--- Exercise goal ---
Below are the records; copy each line in them that holds the word "posK".

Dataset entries
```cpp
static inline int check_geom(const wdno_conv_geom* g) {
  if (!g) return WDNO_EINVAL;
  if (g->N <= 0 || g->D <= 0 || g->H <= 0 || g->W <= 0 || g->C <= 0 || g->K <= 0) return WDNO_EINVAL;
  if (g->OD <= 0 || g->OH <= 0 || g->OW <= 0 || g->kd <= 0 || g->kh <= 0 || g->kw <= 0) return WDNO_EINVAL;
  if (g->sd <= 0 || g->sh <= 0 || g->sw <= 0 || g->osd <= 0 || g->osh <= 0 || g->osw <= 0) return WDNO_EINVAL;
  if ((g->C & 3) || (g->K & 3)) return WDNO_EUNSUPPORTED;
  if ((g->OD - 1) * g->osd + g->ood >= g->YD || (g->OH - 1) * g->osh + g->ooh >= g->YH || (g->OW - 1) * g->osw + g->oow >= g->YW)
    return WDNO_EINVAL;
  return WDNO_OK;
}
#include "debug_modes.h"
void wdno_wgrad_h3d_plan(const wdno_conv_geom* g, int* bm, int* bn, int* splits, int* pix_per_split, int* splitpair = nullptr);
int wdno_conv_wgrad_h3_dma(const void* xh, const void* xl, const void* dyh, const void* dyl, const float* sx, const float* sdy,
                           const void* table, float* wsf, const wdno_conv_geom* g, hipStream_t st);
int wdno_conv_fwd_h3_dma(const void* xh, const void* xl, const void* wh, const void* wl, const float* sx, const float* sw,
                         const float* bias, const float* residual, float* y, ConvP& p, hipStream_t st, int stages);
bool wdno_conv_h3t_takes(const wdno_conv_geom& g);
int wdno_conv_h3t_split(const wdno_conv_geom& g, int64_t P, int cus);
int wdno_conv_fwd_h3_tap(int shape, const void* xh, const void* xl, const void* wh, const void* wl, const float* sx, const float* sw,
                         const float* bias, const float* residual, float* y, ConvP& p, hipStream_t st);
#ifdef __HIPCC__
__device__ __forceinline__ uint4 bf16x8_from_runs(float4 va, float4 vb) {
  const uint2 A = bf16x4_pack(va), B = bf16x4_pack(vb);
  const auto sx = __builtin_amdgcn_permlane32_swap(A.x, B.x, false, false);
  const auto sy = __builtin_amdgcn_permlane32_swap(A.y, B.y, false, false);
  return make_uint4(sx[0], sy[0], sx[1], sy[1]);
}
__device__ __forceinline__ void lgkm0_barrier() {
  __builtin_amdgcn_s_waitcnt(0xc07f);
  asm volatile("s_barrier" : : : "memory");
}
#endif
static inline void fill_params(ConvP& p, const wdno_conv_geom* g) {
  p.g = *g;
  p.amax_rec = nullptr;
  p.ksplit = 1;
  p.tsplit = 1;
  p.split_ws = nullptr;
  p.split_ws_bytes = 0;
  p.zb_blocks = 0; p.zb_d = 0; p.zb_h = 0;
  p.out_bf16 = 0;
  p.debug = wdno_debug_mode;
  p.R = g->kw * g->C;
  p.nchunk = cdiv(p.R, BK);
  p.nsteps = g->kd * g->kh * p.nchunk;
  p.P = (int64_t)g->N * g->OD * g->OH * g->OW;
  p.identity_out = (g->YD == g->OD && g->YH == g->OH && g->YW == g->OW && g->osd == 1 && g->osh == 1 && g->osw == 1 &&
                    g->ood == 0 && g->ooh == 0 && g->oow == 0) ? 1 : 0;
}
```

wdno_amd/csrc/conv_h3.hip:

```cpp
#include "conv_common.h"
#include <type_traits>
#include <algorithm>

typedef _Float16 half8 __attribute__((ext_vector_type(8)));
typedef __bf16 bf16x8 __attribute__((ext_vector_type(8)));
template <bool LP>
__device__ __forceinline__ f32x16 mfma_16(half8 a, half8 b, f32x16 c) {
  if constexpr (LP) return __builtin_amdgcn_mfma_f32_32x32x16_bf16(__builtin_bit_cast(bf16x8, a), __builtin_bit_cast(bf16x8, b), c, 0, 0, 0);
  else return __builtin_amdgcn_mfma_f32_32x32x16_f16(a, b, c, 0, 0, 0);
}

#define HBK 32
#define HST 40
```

* * *

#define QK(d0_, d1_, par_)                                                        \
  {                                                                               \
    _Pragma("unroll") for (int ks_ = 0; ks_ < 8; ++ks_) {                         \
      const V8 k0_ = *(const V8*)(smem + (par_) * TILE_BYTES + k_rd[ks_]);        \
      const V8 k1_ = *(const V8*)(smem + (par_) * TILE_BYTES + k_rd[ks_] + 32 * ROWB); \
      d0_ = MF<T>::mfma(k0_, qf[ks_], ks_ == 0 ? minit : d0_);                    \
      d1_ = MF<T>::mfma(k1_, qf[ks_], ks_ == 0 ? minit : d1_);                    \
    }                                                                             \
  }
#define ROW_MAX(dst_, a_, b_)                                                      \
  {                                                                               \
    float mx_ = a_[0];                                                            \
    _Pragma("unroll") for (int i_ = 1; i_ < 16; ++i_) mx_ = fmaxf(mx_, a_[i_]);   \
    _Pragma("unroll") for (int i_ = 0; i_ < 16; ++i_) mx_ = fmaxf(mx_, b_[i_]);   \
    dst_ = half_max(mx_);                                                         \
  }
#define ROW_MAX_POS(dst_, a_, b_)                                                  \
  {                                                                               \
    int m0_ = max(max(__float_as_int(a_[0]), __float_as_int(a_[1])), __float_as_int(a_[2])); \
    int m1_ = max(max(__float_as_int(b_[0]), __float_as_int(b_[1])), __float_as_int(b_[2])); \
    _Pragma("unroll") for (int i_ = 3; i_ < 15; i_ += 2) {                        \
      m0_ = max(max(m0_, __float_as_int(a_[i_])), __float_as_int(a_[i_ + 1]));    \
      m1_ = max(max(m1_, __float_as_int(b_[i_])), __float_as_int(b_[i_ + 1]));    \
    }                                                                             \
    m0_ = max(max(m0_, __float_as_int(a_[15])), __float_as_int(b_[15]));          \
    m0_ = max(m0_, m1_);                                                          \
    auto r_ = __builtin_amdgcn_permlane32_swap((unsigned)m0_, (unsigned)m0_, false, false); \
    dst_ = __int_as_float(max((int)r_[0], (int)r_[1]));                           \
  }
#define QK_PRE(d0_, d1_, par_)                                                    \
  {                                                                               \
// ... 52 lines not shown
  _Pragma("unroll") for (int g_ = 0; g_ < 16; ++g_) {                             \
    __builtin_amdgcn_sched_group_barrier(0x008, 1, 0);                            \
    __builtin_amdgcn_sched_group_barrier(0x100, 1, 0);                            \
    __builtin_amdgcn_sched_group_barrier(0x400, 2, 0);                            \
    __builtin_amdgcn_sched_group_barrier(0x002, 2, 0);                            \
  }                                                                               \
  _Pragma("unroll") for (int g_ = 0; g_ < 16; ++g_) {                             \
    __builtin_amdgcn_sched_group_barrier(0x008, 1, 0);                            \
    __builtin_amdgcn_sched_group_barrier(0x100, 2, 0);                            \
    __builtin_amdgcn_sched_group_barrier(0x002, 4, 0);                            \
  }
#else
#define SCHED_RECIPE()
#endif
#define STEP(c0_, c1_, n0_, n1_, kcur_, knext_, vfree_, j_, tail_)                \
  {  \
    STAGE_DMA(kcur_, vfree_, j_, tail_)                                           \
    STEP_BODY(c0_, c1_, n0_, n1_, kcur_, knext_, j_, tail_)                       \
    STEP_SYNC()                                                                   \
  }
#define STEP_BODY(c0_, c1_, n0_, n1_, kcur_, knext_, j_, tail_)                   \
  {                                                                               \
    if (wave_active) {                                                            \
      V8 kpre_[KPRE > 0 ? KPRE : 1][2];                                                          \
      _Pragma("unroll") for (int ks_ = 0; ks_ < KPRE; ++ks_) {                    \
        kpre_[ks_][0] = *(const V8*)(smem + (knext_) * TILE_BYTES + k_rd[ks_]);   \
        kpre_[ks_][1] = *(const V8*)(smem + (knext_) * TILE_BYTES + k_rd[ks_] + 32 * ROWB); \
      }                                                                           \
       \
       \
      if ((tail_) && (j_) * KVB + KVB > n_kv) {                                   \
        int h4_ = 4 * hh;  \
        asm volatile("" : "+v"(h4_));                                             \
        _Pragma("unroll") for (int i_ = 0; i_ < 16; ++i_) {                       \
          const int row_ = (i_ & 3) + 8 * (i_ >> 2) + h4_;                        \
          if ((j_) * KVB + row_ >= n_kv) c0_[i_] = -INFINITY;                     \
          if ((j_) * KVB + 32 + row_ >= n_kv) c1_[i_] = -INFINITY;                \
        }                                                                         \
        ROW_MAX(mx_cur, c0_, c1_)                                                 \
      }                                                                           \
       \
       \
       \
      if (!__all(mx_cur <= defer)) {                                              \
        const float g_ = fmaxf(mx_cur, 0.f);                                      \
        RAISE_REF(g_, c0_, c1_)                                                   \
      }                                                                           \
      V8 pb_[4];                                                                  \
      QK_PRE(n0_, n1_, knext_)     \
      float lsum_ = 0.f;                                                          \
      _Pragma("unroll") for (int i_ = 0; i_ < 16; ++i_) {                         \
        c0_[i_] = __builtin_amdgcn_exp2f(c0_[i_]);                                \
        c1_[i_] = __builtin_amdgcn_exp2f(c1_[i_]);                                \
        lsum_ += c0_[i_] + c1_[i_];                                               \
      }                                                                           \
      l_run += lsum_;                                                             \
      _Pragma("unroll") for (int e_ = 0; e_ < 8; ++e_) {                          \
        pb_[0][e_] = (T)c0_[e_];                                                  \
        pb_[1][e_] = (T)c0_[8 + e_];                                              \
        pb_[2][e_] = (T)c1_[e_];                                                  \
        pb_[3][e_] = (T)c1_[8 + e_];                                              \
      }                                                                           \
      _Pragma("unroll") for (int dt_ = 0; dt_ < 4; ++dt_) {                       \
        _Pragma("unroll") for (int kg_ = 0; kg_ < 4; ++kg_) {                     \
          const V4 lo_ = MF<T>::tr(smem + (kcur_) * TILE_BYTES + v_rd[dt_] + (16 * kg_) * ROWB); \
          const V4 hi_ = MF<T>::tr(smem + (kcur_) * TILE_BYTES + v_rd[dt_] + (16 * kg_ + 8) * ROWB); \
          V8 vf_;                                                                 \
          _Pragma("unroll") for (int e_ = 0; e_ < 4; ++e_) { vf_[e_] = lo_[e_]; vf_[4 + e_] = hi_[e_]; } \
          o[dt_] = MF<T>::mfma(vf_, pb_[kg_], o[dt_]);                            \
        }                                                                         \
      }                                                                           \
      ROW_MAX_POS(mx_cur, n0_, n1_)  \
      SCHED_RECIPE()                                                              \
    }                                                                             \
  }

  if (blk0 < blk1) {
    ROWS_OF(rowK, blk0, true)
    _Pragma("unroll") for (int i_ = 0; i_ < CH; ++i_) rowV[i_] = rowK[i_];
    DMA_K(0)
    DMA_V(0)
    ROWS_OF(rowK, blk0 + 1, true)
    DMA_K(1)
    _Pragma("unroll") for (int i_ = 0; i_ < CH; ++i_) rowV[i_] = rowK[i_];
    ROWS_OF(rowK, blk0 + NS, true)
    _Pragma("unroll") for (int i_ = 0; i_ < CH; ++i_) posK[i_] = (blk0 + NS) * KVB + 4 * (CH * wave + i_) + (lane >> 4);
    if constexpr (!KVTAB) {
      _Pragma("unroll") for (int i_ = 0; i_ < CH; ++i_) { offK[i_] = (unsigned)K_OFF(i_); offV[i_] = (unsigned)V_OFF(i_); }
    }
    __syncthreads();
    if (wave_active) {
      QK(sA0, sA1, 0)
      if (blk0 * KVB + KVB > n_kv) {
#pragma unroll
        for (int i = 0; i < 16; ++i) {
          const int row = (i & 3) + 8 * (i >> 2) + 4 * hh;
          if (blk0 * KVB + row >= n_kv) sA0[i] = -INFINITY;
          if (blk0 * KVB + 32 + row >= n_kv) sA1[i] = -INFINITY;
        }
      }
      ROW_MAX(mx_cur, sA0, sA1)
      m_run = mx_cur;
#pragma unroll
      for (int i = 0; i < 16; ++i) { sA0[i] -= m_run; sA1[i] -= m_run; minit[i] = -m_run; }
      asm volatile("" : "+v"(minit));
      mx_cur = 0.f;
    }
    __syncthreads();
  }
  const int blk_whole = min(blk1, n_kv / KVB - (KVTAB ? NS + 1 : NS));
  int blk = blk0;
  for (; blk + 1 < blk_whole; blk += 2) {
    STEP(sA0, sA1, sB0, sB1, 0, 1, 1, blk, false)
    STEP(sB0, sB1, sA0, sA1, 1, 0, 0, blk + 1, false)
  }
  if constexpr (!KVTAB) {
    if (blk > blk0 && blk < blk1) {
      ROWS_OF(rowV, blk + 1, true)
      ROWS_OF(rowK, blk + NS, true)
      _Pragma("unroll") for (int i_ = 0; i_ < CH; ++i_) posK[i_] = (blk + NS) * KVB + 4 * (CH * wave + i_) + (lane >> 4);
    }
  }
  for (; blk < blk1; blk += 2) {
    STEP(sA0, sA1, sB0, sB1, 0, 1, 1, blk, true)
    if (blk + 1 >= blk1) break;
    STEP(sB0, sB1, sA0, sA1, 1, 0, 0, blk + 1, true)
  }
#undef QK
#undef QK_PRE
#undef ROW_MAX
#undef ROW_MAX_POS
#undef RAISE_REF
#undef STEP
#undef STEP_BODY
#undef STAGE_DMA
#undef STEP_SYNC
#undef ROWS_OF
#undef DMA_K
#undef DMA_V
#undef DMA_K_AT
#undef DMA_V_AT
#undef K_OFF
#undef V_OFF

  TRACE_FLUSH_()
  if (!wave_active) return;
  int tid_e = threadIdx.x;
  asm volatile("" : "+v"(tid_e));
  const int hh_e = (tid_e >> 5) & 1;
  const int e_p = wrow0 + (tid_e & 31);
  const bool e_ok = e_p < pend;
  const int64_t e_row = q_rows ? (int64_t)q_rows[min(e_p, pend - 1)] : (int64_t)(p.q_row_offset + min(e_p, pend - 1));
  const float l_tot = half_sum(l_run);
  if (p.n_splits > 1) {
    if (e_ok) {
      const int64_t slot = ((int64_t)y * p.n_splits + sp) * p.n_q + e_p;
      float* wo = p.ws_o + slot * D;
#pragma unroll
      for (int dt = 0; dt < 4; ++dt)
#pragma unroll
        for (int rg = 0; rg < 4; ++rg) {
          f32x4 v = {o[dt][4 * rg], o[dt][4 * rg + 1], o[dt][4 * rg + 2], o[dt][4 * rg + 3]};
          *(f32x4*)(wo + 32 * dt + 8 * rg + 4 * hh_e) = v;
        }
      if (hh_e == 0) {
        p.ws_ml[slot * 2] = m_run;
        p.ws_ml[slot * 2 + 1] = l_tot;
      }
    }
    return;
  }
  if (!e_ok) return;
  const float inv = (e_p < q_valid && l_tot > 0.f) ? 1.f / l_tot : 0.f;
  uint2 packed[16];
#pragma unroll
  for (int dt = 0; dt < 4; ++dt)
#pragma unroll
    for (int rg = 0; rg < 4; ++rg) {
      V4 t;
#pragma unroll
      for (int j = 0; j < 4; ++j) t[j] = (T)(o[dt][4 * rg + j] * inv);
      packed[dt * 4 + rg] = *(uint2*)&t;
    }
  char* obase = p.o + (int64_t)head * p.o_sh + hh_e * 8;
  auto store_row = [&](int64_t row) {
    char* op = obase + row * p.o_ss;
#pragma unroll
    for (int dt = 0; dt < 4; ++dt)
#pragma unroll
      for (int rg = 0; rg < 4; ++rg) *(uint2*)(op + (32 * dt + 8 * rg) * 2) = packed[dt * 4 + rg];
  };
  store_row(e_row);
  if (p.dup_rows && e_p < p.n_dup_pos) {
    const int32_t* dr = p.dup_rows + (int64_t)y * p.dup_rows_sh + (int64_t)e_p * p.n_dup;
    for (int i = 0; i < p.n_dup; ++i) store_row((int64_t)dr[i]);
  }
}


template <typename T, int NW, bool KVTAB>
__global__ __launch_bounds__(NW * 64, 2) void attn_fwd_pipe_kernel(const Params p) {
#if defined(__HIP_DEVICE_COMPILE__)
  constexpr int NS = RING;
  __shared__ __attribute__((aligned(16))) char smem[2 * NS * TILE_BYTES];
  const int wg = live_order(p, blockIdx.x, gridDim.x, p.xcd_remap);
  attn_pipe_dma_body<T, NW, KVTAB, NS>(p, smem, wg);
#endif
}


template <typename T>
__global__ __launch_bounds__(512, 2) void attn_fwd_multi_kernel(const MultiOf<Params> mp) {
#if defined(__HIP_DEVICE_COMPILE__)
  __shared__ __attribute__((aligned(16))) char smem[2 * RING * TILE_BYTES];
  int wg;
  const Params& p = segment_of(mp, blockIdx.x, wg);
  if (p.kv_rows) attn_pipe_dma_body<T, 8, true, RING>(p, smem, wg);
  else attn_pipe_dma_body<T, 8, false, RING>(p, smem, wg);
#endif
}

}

* * *

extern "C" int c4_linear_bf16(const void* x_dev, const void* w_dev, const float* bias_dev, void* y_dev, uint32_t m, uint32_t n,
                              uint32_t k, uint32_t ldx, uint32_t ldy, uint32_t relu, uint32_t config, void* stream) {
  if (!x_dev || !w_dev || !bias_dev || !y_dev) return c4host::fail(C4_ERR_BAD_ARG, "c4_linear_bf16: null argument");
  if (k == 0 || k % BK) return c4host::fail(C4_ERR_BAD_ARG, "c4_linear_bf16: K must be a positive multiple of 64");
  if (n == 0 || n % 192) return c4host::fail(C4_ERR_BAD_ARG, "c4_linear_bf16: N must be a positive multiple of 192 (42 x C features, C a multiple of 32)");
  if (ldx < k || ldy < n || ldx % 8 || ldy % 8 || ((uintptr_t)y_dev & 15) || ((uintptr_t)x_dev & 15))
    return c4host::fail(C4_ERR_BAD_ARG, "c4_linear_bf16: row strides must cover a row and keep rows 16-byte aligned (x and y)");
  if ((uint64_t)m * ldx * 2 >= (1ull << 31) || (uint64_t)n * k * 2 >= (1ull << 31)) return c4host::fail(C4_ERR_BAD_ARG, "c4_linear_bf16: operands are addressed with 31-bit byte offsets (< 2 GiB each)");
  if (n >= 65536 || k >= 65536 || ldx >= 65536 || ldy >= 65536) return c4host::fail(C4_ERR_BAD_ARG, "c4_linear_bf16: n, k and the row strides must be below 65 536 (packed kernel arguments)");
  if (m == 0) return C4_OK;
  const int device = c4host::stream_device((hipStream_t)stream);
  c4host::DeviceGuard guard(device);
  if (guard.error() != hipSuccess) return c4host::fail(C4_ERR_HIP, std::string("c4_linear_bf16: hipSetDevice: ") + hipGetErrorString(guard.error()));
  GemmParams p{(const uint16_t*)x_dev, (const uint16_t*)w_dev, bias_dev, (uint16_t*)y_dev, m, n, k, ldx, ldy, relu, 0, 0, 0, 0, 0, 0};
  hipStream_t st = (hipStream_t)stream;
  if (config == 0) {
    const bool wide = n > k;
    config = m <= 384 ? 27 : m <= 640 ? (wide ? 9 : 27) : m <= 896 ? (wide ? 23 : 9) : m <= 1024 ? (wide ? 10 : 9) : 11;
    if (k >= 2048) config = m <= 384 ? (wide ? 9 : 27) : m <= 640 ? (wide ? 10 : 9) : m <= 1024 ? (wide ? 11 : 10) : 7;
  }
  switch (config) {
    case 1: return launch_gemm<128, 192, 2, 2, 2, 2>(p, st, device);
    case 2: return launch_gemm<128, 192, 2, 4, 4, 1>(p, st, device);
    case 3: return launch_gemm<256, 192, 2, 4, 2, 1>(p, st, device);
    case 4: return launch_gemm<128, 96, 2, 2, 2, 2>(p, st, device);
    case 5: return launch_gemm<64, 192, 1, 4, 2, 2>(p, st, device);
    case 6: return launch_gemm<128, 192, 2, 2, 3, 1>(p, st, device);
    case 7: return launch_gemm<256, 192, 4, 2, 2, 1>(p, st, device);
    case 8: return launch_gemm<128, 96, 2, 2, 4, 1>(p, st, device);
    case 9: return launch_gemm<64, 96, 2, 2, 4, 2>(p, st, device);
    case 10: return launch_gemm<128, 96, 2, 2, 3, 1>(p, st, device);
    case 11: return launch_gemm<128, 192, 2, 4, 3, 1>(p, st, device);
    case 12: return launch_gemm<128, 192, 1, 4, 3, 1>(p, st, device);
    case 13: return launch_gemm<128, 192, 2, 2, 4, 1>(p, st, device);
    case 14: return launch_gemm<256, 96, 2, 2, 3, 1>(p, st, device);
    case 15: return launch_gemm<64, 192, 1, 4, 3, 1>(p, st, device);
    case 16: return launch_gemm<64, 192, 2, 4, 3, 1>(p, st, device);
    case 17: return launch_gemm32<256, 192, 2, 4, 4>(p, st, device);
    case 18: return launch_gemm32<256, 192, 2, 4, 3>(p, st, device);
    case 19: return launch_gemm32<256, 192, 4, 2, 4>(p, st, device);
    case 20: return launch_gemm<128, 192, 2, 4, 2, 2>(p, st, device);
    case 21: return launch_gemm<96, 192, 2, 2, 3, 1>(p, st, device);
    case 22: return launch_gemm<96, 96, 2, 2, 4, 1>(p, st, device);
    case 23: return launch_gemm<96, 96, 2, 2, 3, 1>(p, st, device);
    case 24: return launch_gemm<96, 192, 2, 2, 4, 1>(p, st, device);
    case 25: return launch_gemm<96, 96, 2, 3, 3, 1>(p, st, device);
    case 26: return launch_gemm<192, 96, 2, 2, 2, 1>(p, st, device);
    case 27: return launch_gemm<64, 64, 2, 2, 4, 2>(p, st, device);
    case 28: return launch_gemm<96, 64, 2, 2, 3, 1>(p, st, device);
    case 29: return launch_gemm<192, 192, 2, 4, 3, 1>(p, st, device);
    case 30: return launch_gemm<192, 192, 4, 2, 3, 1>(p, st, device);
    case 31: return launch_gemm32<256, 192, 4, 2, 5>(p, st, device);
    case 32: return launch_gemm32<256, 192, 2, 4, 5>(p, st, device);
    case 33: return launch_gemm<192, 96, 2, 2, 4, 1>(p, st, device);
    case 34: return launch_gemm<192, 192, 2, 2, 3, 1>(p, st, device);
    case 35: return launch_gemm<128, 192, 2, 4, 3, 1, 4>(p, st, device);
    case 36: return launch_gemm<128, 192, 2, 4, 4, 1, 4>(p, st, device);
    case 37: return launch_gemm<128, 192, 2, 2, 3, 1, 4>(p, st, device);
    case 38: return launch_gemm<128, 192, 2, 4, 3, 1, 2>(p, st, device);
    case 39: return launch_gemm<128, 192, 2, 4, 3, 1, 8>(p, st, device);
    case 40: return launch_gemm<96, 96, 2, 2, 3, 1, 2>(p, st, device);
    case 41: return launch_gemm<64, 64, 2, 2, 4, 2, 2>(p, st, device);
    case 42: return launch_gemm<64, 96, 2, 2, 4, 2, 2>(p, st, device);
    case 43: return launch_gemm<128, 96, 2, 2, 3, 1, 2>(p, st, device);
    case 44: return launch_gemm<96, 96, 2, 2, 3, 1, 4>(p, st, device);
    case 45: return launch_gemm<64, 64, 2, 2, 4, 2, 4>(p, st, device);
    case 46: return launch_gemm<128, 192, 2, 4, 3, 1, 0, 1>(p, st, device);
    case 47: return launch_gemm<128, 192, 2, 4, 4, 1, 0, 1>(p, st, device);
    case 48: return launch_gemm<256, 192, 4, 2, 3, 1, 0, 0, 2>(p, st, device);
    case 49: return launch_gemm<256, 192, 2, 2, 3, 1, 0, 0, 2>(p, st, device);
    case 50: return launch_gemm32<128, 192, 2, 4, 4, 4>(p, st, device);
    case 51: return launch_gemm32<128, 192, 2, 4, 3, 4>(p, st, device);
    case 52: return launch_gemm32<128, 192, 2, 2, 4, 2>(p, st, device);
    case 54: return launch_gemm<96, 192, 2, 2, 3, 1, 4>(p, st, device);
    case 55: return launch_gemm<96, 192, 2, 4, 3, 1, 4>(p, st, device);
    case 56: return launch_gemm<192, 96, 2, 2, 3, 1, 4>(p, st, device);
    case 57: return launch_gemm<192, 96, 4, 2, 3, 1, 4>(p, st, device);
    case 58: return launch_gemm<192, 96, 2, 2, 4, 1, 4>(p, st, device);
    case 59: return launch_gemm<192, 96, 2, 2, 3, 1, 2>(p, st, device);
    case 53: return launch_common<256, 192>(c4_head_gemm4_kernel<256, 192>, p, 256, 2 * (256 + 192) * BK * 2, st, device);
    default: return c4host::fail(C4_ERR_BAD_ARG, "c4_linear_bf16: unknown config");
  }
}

--- Response ---
    _Pragma("unroll") for (int i_ = 0; i_ < CH; ++i_) posK[i_] = (blk0 + NS) * KVB + 4 * (CH * wave + i_) + (lane >> 4);
      _Pragma("unroll") for (int i_ = 0; i_ < CH; ++i_) posK[i_] = (blk + NS) * KVB + 4 * (CH * wave + i_) + (lane >> 4);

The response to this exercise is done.